▶ _Work required_
Review the material and extract every line in which the word "fdiv" occurs.

▶ _Source records_
----
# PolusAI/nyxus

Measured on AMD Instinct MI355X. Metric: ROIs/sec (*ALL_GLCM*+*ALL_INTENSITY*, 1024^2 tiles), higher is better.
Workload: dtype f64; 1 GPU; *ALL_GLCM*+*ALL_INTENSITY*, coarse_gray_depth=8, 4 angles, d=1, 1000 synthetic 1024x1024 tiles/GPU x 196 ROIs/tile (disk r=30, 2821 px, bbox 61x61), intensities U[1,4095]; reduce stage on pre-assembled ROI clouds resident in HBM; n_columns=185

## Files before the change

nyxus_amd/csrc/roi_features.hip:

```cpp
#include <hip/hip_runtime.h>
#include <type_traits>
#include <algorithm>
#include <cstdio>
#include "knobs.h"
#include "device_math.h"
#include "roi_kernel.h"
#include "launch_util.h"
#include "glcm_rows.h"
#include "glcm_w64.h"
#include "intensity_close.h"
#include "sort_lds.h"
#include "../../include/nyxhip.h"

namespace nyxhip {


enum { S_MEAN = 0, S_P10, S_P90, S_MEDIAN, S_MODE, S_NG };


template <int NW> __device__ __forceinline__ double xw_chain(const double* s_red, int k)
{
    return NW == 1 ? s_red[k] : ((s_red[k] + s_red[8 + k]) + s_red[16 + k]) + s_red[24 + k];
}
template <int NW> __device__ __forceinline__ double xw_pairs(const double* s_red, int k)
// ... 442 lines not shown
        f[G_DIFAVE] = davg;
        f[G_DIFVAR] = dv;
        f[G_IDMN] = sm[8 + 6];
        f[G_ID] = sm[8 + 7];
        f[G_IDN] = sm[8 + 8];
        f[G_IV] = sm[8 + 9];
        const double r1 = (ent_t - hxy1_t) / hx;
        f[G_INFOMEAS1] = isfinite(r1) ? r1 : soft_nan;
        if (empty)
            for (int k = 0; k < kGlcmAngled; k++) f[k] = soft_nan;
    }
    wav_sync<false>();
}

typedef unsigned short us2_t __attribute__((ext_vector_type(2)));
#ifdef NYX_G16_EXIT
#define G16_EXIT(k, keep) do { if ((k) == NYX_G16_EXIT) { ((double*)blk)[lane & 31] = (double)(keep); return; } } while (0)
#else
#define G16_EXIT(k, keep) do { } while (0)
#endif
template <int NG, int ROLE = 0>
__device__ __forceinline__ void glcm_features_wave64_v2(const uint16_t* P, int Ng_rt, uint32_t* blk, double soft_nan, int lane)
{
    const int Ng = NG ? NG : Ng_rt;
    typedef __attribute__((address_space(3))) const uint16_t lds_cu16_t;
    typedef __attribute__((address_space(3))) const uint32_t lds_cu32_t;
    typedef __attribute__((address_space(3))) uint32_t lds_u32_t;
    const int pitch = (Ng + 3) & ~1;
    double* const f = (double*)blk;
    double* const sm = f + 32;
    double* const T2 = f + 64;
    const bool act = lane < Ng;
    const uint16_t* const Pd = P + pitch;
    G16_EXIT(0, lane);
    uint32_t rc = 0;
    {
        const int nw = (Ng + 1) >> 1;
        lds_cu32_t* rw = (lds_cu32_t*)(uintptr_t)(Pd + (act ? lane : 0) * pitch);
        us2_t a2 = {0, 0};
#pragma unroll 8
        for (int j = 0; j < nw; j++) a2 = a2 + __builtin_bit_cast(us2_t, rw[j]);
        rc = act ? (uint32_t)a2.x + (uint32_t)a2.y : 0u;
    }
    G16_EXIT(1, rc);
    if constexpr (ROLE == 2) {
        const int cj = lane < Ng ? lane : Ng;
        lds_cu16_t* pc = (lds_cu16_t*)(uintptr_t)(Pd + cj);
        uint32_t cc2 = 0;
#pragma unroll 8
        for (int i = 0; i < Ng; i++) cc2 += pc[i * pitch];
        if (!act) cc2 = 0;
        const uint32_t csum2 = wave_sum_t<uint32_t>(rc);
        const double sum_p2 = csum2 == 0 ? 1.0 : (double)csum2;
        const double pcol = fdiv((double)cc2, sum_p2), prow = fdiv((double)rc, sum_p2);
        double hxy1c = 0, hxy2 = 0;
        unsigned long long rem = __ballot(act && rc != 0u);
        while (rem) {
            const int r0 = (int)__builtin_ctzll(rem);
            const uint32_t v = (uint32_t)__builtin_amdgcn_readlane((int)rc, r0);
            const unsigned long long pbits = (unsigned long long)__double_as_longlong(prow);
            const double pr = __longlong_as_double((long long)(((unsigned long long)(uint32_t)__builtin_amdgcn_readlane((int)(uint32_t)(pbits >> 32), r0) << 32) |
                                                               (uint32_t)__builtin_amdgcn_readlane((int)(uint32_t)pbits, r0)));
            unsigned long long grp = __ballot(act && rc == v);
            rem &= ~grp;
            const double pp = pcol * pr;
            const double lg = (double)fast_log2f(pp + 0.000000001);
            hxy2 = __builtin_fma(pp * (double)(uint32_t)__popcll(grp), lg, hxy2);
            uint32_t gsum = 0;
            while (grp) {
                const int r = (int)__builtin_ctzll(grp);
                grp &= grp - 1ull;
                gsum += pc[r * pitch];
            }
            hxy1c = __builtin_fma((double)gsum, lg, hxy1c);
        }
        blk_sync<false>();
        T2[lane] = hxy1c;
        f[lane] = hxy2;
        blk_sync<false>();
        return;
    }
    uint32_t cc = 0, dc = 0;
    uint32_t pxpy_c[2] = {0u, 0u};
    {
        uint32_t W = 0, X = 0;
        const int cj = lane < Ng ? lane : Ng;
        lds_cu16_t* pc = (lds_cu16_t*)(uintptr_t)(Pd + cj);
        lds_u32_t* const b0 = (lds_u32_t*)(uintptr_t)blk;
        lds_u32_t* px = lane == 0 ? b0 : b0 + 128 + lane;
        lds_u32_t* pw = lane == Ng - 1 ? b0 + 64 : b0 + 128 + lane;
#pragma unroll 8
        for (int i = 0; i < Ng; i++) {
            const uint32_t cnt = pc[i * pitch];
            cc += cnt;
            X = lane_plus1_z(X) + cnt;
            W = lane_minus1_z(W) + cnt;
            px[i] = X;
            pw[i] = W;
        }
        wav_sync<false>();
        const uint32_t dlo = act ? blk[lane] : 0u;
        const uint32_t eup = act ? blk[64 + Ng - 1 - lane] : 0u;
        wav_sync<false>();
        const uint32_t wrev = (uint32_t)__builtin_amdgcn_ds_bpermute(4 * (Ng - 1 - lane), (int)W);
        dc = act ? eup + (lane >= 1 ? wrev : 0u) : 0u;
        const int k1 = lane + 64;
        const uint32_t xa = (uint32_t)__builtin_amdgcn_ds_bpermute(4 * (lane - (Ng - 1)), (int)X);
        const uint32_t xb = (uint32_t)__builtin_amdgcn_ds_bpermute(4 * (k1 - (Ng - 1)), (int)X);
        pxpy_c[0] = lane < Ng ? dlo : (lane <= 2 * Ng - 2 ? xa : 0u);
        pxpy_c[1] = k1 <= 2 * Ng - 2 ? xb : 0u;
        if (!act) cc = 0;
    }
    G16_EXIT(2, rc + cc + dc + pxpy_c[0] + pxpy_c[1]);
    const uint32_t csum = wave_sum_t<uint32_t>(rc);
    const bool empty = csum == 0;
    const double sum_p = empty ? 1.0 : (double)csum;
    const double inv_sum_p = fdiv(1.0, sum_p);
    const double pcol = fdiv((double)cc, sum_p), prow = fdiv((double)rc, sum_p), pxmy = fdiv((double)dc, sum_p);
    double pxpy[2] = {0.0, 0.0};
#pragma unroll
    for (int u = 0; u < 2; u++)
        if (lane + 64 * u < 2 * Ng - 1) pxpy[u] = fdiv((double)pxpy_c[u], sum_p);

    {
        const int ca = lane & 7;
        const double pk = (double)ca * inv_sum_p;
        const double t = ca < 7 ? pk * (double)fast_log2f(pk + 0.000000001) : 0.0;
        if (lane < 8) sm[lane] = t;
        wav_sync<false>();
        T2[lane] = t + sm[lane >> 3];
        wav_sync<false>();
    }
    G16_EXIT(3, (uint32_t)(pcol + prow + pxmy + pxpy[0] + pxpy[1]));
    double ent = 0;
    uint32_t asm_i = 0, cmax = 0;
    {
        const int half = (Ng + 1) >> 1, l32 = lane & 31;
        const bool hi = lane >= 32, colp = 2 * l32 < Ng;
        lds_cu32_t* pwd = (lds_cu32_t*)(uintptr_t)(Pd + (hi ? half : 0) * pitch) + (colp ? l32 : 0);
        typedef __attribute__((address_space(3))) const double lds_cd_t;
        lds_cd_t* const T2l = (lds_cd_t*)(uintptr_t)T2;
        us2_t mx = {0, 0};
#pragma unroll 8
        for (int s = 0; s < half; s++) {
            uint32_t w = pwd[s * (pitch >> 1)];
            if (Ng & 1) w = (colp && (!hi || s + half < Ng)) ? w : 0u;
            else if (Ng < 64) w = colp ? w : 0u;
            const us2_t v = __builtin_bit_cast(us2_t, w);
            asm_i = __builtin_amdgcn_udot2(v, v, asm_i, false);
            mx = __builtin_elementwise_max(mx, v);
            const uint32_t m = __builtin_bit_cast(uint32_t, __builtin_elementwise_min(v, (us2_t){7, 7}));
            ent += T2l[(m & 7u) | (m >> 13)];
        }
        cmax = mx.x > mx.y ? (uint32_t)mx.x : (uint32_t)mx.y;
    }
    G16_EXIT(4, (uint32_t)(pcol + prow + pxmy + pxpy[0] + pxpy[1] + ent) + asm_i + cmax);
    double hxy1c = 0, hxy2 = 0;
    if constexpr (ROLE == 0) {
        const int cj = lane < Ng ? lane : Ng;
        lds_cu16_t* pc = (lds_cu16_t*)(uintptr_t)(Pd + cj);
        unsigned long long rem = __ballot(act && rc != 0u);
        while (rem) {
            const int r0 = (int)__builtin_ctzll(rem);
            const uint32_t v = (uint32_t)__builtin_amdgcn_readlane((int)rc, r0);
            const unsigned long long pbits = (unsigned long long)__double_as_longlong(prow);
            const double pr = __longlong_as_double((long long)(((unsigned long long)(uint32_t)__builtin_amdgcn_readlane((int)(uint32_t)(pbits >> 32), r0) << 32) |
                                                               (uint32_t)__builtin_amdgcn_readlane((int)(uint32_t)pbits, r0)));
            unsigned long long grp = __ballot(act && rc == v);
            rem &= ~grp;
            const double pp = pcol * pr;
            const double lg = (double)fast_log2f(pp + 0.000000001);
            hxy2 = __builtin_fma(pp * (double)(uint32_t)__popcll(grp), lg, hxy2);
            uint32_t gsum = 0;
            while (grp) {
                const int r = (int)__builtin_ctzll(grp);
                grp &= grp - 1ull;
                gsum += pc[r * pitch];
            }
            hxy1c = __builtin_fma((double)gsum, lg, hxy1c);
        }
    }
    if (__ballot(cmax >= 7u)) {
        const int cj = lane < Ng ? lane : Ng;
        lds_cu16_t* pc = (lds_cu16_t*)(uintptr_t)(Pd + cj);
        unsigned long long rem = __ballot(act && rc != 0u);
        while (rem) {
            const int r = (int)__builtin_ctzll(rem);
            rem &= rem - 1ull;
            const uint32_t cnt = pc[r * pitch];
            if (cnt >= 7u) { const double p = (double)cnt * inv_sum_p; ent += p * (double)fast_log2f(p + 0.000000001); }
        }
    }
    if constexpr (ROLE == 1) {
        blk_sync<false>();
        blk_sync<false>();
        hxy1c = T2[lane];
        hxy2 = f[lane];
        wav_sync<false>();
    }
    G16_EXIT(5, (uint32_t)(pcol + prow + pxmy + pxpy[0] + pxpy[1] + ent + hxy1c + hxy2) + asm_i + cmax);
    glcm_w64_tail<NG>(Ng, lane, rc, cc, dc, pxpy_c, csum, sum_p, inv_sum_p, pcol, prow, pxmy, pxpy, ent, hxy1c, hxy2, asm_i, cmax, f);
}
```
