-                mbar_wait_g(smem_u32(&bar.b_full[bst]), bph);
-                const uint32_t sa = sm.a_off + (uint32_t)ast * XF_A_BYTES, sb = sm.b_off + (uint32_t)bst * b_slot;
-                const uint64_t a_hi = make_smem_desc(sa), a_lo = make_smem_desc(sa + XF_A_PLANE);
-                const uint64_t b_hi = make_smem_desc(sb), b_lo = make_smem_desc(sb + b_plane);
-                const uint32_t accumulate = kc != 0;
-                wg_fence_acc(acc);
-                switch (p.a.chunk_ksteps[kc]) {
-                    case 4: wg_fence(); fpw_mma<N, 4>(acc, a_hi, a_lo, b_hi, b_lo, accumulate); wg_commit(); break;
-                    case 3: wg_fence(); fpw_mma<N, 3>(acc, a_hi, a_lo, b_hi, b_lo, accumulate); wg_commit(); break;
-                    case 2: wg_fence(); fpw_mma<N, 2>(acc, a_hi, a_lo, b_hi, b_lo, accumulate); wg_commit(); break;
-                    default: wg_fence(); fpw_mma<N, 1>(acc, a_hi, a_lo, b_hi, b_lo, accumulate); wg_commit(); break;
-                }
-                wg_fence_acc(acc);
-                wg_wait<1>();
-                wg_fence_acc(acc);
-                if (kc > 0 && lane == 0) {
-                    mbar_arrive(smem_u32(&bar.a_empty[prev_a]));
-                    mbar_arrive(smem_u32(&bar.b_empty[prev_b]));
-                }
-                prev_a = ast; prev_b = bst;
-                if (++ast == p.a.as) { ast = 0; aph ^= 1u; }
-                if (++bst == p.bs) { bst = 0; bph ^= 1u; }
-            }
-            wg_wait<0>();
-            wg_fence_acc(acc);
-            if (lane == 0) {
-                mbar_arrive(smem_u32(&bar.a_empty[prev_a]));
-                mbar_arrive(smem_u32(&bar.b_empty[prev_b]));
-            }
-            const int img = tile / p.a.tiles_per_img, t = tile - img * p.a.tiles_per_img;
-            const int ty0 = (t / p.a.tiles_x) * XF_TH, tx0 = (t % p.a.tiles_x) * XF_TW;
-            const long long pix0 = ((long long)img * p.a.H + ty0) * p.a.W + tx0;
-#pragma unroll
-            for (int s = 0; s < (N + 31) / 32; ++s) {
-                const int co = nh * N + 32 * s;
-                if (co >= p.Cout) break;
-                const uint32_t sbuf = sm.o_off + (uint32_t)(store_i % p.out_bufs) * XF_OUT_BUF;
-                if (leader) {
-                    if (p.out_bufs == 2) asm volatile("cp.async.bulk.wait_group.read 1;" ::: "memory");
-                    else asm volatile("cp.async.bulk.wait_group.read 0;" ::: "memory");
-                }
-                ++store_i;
----
▶ _Expected answer_
        const double pcol = fdiv((double)cc2, sum_p2), prow = fdiv((double)rc, sum_p2);
    const double inv_sum_p = fdiv(1.0, sum_p);
    const double pcol = fdiv((double)cc, sum_p), prow = fdiv((double)rc, sum_p), pxmy = fdiv((double)dc, sum_p);
        if (lane + 64 * u < 2 * Ng - 1) pxpy[u] = fdiv((double)pxpy_c[u], sum_p);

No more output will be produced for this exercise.